PIB coloca Brasil em 5º lugar no ranking mundial e pode ultrapassar Rússia em 2027
Brasil avança no ranking do PIB e pode ultrapassar Rússia como 9ª maior economia
O Produto Interno Bruto (PIB) do Brasil cresceu 0,5% no segundo trimestre de 2026, segundo dados divulgados pelo Instituto Brasileiro de Geografia e Estatística (IBGE). O resultado, no entanto, representa uma desaceleração em relação aos três primeiros meses do ano.
Mesmo com o ritmo menor, o Brasil terminou o segundo trimestre na quinta posição entre as economias que mais cresceram no período, de acordo com levantamento da Austin Rating.
Com isso, o país ficou à frente de grandes economias e também de integrantes do Brics. A China, por exemplo, apareceu na 19ª posição do levantamento.
O resultado ocorreu em um cenário de desaceleração em diferentes economias emergentes. Segundo a análise da Austin Rating, os efeitos do conflito no Oriente Médio contribuíram para pressionar o desempenho de parte desses países.
Para Alex Agostini, economista-chefe da consultoria, o ranking mostra que o Brasil manteve um crescimento superior ao registrado por diversas economias emergentes no segundo trimestre.

Ao mesmo tempo, o economista destacou que o período apresentou uma desaceleração generalizada em comparação com o primeiro trimestre.
O que explica o desempenho brasileiro?
De acordo com Agostini, fatores internos também influenciaram o resultado brasileiro. Entre eles está a expansão dos gastos públicos.
Segundo o economista, esse movimento contribui para a manutenção de juros elevados e para a pressão sobre a inflação.
Além disso, análises de economistas ouvidos pelo g1 apontam sinais de perda de força no consumo das famílias e em setores ligados ao mercado interno.
Portanto, embora o PIB tenha registrado crescimento no segundo trimestre, os números indicam uma economia em ritmo menor.
O desempenho da agropecuária também teve participação no resultado do período. O setor ajudou a sustentar o crescimento da economia brasileira entre abril e junho.
Ainda assim, a desaceleração em relação ao trimestre anterior aparece como um dos principais pontos dos dados divulgados pelo IBGE.

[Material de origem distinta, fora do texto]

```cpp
__global__ __launch_bounds__(64) void noise_kernel(SearchDev s, const float* noise, int amax, float ratio) {
    const int g = blockIdx.x, l = lane_id();
    const size_t base = slab_base(s, s.bank[g], g);
    const int nc = s.t.nchild[base];
    const bool known = s.t.eval_tag[base] != TZ_EVAL_VALUE;
    if (nc == 0 && !known) {
        if (l == 0) atomicMax(s.error_flag, 6);
        return;
    }
    const uint32_t c0 = s.t.child0[base];
// ... 436 lines not shown
    if (!a || !b || !out || n <= 0) return tz_fail(TZ_EINVAL, "tz_device_math: bad argument");
    float *da = nullptr, *db = nullptr, *dout = nullptr;
    TZ_HIP(hipMalloc(&da, n * 4));
    TZ_HIP(hipMalloc(&db, n * 4));
    TZ_HIP(hipMalloc(&dout, n * 4));
    TZ_HIP(hipMemcpy(da, a, n * 4, hipMemcpyHostToDevice));
    TZ_HIP(hipMemcpy(db, b, n * 4, hipMemcpyHostToDevice));
    device_math_kernel<<<(n + 255) / 256, 256>>>(op, da, db, dout, n);
    TZ_HIP(hipMemcpy(out, dout, n * 4, hipMemcpyDeviceToHost));
    (void)hipFree(da);
    (void)hipFree(db);
    (void)hipFree(dout);
    return TZ_OK;
}

int tz_tree_descend(const SearchDev& s, bool from_start_nodes, hipStream_t st) {
    TZ_DISPATCH_N(s.n, TZ_DISPATCH_RULE(s.select_rule, (descend_kernel<NB, RB><<<s.batch, 64, 0, st>>>(s, from_start_nodes ? 1 : 0))));
    TZ_LAUNCH_CHECK();
    return TZ_OK;
}
int tz_tree_compact_leaves(const SearchDev& s, hipStream_t st) {
    compact_kernel<<<1, 1024, 0, st>>>(s);
    TZ_LAUNCH_CHECK();
    return TZ_OK;
}
int tz_tree_expand(const SearchDev& s, const NetOut& out, hipStream_t st) {
    const size_t smem = 2 * TZ_MAX_DEPTH * sizeof(uint32_t) + 2 * (size_t)s.max_actions * sizeof(float);
    TZ_DISPATCH_N(s.n, (expand_kernel<NB><<<s.batch, 64, smem, st>>>(s, out)));
    TZ_LAUNCH_CHECK();
    return TZ_OK;
}
int tz_tree_apply_noise(const SearchDev& s, const float* noise_dev, int amax, float ratio, hipStream_t st) {
    noise_kernel<<<s.batch, 64, 0, st>>>(s, noise_dev, amax, ratio);
    TZ_LAUNCH_CHECK();
    return TZ_OK;
}
int tz_tree_root_info(const SearchDev& s, tz_root_info* out_dev, hipStream_t st) {
    TZ_DISPATCH_N(s.n, (root_info_kernel<NB><<<s.batch, 64, 0, st>>>(s, out_dev)));
    TZ_LAUNCH_CHECK();
    return TZ_OK;
}
int tz_tree_root_children(const SearchDev& s, int amax, uint16_t* move_idx, uint32_t* visits, uint8_t* eval_tag,
                          uint32_t* eval_bits, float* logit, float* prob, float* std_dev, hipStream_t st) {
// ... 40 lines not shown
    set_start_kernel<<<(s.batch + 255) / 256, 256, 0, st>>>(s, child_index_dev);
    TZ_LAUNCH_CHECK();
    return TZ_OK;
}
int tz_tree_gumbel_root_fixup(const SearchDev& s, hipStream_t st) {
    gumbel_fixup_kernel<<<s.batch, 64, 0, st>>>(s);
    TZ_LAUNCH_CHECK();
    return TZ_OK;
}
int tz_tree_principal_variation(const SearchDev& s, int game, uint16_t* moves_dev, int cap, int* len_dev, hipStream_t st) {
    principal_variation_kernel<<<1, 64, 0, st>>>(s, game, moves_dev, cap, len_dev);
    TZ_LAUNCH_CHECK();
    return TZ_OK;
}
int tz_tree_descend_batch(const SearchDev& s, const LeafBatchDev& b, hipStream_t st) {
    TZ_DISPATCH_N(s.n, TZ_DISPATCH_RULE(s.select_rule, (descend_batch_kernel<NB, RB><<<s.batch, 64, 0, st>>>(s, b))));
    TZ_LAUNCH_CHECK();
    return TZ_OK;
}
int tz_tree_compact_batch(const SearchDev& s, const LeafBatchDev& b, hipStream_t st) {
    compact_batch_kernel<<<1, 1024, 0, st>>>(s, b);
    TZ_LAUNCH_CHECK();
    return TZ_OK;
}
int tz_tree_expand_batch(const SearchDev& s, const LeafBatchDev& b, const NetOut& out, hipStream_t st) {
    const size_t smem = 2 * (size_t)s.max_actions * sizeof(float);
    TZ_DISPATCH_N(s.n, (leaf_policy_kernel<NB><<<s.batch * b.leaves, 64, smem, st>>>(s, b, out)));
    TZ_LAUNCH_CHECK();
    expand_batch_kernel<<<s.batch, 64, 0, st>>>(s, b);
    TZ_LAUNCH_CHECK();
    return TZ_OK;
}
```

Brasil pode ultrapassar Rússia em 2027
Além do ranking de crescimento trimestral, as projeções para o tamanho das economias colocam o Brasil diante de uma possível mudança de posição nos próximos anos.
Atualmente, o Brasil ocupa a 10ª posição entre as maiores economias do mundo, considerando o PIB nominal. A estimativa para 2026 aponta um Produto Interno Bruto de aproximadamente US$ 2,64 trilhões.
Na lista, o país aparece atrás de Estados Unidos, China, Alemanha, Japão, Reino Unido, Índia, França, Itália e Rússia.
A distância para a economia russa, entretanto, pode diminuir nos próximos meses.

Segundo projeções da Austin Rating, o PIB nominal brasileiro pode chegar a US$ 2,77 trilhões em 2027. No mesmo período, a Rússia teria uma economia estimada em US$ 2,53 trilhões.
Caso os números se confirmem, o Brasil ultrapassaria a Rússia e passaria a ocupar a 9ª posição entre as maiores economias do mundo.
A Itália permaneceria à frente, com uma projeção de US$ 2,81 trilhões.
Projeções colocam Brasil entre as maiores economias
O cálculo considera o PIB nominal, indicador que mede o valor de todos os bens e serviços produzidos por um país a partir dos preços do período. Dessa forma, ele também considera os efeitos dos preços e da inflação.
Para 2027, a projeção indica que o PIB brasileiro alcançaria cerca de R$ 14,2 trilhões, enquanto o PIB russo ficaria em aproximadamente R$ 13 trilhões, segundo os valores apresentados pela Austin Rating.
Além disso, as projeções do Fundo Monetário Internacional (FMI) indicam que o PIB nominal mundial deve chegar a US$ 126,3 trilhões em 2026.
Desse total, aproximadamente US$ 93,9 trilhões devem ficar concentrados entre as 15 maiores economias do planeta.
Assim, o Brasil aparece em duas frentes no levantamento. De um lado, registrou crescimento suficiente para ocupar a quinta posição no ranking trimestral. De outro, pode ganhar uma posição entre as maiores economias do mundo em 2027, caso as projeções sejam confirmadas.